§ Problem description:
Can you quote, word for word, every line from the first line of the records below through the line containing "if (tiled) CHK(dgrow(c, c->d_rsc, (size_t)3", and nothing else?

:: Material for the task

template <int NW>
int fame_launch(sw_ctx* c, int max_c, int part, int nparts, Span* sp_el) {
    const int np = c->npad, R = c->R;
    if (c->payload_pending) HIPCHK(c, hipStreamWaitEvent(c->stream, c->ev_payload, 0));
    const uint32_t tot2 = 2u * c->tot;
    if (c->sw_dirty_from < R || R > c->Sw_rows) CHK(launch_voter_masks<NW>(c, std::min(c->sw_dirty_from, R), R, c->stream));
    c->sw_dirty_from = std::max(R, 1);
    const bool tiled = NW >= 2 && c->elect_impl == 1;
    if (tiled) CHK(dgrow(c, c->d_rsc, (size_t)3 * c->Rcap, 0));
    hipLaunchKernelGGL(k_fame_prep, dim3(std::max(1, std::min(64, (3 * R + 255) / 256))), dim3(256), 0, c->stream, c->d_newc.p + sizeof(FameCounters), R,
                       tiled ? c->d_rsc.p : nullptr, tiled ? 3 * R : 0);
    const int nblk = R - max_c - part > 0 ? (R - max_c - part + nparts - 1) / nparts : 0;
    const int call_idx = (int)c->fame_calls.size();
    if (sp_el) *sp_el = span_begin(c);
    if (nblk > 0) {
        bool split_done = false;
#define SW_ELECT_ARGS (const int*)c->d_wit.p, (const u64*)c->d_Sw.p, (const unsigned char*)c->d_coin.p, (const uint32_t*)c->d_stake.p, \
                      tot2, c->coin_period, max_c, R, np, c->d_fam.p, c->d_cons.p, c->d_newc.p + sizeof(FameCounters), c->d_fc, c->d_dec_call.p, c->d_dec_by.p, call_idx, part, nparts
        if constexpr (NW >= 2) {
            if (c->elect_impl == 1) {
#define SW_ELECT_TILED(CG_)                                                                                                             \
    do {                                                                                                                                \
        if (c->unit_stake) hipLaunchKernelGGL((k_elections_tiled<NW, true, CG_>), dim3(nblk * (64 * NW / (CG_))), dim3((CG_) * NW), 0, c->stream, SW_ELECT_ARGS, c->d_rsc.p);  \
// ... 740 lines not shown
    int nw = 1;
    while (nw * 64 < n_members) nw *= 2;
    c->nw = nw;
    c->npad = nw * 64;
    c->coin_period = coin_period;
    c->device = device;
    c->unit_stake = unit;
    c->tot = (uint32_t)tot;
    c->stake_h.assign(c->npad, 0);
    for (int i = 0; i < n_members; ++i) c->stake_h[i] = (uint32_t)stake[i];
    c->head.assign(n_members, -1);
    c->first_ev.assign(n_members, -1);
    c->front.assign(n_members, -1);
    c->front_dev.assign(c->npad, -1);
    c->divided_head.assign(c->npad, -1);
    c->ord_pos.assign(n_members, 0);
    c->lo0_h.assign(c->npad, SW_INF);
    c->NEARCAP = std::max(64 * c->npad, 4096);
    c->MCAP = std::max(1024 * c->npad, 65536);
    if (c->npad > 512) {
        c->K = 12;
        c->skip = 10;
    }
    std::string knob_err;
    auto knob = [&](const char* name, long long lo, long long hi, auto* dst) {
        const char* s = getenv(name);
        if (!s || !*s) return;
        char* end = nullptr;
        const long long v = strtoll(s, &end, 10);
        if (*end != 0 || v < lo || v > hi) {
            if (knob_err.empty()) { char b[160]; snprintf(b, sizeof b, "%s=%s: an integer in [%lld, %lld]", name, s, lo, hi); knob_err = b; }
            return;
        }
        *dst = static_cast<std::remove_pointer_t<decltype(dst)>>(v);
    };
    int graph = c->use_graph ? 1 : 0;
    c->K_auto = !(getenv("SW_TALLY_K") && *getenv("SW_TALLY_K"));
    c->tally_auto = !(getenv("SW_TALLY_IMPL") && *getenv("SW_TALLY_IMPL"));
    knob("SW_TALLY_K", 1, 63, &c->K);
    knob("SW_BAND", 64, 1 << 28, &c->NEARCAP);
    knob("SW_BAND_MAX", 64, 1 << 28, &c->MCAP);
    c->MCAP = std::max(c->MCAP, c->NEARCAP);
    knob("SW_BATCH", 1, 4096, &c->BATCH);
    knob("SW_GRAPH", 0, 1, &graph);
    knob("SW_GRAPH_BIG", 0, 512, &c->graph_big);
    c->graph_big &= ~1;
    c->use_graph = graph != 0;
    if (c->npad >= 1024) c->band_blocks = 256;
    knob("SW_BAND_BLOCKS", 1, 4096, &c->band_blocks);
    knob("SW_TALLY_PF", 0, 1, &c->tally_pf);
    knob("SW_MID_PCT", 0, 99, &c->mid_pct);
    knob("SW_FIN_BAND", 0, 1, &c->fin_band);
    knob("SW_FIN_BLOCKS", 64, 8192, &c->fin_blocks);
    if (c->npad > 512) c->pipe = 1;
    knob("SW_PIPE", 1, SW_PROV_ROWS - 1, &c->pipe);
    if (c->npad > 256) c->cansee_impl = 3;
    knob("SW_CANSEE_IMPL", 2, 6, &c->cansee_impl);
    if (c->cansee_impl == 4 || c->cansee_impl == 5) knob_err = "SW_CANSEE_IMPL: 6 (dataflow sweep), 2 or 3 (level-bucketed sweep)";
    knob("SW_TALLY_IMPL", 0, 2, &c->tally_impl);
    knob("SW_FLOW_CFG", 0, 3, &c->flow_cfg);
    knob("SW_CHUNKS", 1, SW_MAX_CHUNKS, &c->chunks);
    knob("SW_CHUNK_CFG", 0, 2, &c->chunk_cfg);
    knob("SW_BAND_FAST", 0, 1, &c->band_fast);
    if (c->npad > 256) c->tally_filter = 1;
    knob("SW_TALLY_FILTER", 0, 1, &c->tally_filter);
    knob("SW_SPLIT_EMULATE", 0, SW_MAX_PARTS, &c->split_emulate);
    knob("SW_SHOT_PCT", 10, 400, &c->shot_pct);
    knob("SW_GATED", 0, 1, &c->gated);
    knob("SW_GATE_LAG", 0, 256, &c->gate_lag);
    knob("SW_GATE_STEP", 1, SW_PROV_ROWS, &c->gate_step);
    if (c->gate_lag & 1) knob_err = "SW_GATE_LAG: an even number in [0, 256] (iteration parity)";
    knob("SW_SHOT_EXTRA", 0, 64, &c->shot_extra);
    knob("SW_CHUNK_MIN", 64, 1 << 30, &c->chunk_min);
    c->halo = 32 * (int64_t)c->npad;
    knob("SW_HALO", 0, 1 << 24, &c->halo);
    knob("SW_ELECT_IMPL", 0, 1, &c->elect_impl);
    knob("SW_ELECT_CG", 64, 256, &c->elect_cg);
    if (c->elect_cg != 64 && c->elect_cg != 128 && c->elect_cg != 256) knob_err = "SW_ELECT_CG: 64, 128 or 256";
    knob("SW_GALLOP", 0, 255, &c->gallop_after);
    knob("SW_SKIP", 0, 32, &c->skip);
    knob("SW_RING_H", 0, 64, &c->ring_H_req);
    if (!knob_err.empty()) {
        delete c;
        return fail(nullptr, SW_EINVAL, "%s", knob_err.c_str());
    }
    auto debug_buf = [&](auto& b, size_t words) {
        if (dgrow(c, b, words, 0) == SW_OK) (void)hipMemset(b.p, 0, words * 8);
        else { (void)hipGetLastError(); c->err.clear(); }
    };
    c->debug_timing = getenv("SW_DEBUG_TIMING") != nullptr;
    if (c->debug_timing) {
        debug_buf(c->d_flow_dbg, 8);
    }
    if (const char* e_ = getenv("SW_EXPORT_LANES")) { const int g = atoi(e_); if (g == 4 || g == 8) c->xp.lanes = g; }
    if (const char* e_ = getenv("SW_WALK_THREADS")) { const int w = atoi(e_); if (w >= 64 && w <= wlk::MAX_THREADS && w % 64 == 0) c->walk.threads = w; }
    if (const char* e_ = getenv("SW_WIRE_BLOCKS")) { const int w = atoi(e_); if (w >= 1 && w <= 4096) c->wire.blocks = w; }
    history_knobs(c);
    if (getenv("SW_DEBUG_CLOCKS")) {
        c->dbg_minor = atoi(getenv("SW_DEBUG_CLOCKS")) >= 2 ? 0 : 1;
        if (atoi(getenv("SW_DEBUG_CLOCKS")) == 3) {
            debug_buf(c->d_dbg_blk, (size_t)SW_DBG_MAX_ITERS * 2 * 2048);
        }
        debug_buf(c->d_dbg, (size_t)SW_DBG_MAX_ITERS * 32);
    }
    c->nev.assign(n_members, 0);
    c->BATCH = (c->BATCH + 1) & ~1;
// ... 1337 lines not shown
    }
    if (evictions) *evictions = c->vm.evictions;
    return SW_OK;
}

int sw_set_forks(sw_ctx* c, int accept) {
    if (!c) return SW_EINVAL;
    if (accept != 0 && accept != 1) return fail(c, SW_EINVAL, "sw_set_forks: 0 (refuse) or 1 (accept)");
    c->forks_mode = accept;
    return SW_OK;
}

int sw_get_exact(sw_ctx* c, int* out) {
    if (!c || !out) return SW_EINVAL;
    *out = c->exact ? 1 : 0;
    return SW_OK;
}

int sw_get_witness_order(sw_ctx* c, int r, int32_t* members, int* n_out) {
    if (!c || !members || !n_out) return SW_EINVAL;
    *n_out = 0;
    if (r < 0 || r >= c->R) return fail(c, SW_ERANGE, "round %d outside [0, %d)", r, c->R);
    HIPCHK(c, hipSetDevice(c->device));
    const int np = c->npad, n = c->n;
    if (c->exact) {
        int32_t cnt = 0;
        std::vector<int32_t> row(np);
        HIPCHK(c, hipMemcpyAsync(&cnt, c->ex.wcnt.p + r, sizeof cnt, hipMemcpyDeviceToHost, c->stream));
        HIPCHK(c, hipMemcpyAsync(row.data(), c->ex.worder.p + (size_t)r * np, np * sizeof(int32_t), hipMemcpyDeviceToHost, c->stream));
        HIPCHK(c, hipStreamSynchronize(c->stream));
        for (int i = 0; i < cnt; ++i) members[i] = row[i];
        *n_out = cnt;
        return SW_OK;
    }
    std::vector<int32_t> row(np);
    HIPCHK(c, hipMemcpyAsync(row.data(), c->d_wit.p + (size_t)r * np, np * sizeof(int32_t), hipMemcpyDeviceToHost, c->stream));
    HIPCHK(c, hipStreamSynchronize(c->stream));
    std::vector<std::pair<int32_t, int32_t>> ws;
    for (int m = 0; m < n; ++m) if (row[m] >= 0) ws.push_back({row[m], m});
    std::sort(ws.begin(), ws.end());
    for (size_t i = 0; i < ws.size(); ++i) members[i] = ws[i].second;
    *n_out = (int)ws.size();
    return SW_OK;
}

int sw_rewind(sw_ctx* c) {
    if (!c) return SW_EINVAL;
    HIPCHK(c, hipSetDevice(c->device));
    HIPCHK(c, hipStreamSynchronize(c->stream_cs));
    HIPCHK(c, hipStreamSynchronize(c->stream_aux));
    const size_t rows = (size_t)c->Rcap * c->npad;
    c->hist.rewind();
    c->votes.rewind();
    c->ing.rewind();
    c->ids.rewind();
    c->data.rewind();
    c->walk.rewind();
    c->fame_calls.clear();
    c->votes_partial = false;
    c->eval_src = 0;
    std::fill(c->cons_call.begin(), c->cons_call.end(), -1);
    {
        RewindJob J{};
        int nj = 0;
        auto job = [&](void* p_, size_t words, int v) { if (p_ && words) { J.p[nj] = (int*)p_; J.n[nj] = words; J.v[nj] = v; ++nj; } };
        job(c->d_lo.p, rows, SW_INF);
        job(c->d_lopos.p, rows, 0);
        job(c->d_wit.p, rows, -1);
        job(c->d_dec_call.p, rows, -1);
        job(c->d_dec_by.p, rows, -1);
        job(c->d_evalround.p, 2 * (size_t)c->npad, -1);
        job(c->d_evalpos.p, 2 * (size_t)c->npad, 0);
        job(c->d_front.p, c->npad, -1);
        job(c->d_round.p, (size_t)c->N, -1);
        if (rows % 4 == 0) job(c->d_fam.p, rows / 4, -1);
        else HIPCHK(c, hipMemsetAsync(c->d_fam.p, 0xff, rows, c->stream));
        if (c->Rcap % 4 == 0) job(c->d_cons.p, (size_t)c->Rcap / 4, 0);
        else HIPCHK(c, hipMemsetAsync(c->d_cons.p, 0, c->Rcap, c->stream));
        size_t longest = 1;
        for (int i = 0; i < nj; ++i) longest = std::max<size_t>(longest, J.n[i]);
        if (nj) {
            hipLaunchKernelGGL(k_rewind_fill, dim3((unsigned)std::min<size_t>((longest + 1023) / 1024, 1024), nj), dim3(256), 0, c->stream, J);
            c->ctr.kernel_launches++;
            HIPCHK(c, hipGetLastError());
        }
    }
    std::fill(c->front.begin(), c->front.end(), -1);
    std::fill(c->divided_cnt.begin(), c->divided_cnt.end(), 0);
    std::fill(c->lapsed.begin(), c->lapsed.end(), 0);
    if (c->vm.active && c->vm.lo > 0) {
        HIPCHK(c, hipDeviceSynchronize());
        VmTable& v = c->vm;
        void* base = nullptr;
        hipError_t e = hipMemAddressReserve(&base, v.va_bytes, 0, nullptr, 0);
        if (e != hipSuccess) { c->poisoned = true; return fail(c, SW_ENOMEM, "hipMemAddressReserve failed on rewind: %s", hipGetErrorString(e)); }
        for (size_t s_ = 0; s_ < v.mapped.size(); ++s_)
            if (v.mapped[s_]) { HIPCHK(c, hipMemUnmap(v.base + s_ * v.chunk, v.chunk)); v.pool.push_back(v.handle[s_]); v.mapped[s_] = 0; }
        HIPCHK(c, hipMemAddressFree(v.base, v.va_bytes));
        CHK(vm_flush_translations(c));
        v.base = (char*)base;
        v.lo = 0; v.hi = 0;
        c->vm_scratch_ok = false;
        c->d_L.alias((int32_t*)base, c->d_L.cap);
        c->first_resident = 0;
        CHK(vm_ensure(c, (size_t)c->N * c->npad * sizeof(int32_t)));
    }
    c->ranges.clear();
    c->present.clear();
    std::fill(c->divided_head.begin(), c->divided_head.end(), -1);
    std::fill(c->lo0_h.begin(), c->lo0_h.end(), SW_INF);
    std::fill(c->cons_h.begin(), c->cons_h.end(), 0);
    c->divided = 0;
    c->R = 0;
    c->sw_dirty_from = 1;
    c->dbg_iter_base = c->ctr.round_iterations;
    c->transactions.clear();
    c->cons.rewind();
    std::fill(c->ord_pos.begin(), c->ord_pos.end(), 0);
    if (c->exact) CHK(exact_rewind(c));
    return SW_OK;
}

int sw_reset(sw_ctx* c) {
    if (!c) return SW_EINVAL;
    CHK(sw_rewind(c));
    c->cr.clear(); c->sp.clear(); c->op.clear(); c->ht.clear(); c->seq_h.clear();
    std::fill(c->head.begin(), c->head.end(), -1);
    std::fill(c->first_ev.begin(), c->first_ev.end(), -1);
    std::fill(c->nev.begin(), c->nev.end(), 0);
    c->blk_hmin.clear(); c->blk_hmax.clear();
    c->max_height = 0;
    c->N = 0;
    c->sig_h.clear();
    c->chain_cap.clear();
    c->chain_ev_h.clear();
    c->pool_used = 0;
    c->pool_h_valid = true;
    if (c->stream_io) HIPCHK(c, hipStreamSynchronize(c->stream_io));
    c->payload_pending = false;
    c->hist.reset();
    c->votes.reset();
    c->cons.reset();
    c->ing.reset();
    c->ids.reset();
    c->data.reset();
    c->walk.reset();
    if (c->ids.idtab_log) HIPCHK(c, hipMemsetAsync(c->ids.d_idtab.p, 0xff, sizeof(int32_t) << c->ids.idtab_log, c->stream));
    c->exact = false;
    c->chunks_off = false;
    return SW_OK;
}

::::

§ Result for this exercise:
template <int NW>
int fame_launch(sw_ctx* c, int max_c, int part, int nparts, Span* sp_el) {
    const int np = c->npad, R = c->R;
    if (c->payload_pending) HIPCHK(c, hipStreamWaitEvent(c->stream, c->ev_payload, 0));
    const uint32_t tot2 = 2u * c->tot;
    if (c->sw_dirty_from < R || R > c->Sw_rows) CHK(launch_voter_masks<NW>(c, std::min(c->sw_dirty_from, R), R, c->stream));
    c->sw_dirty_from = std::max(R, 1);
    const bool tiled = NW >= 2 && c->elect_impl == 1;
    if (tiled) CHK(dgrow(c, c->d_rsc, (size_t)3 * c->Rcap, 0));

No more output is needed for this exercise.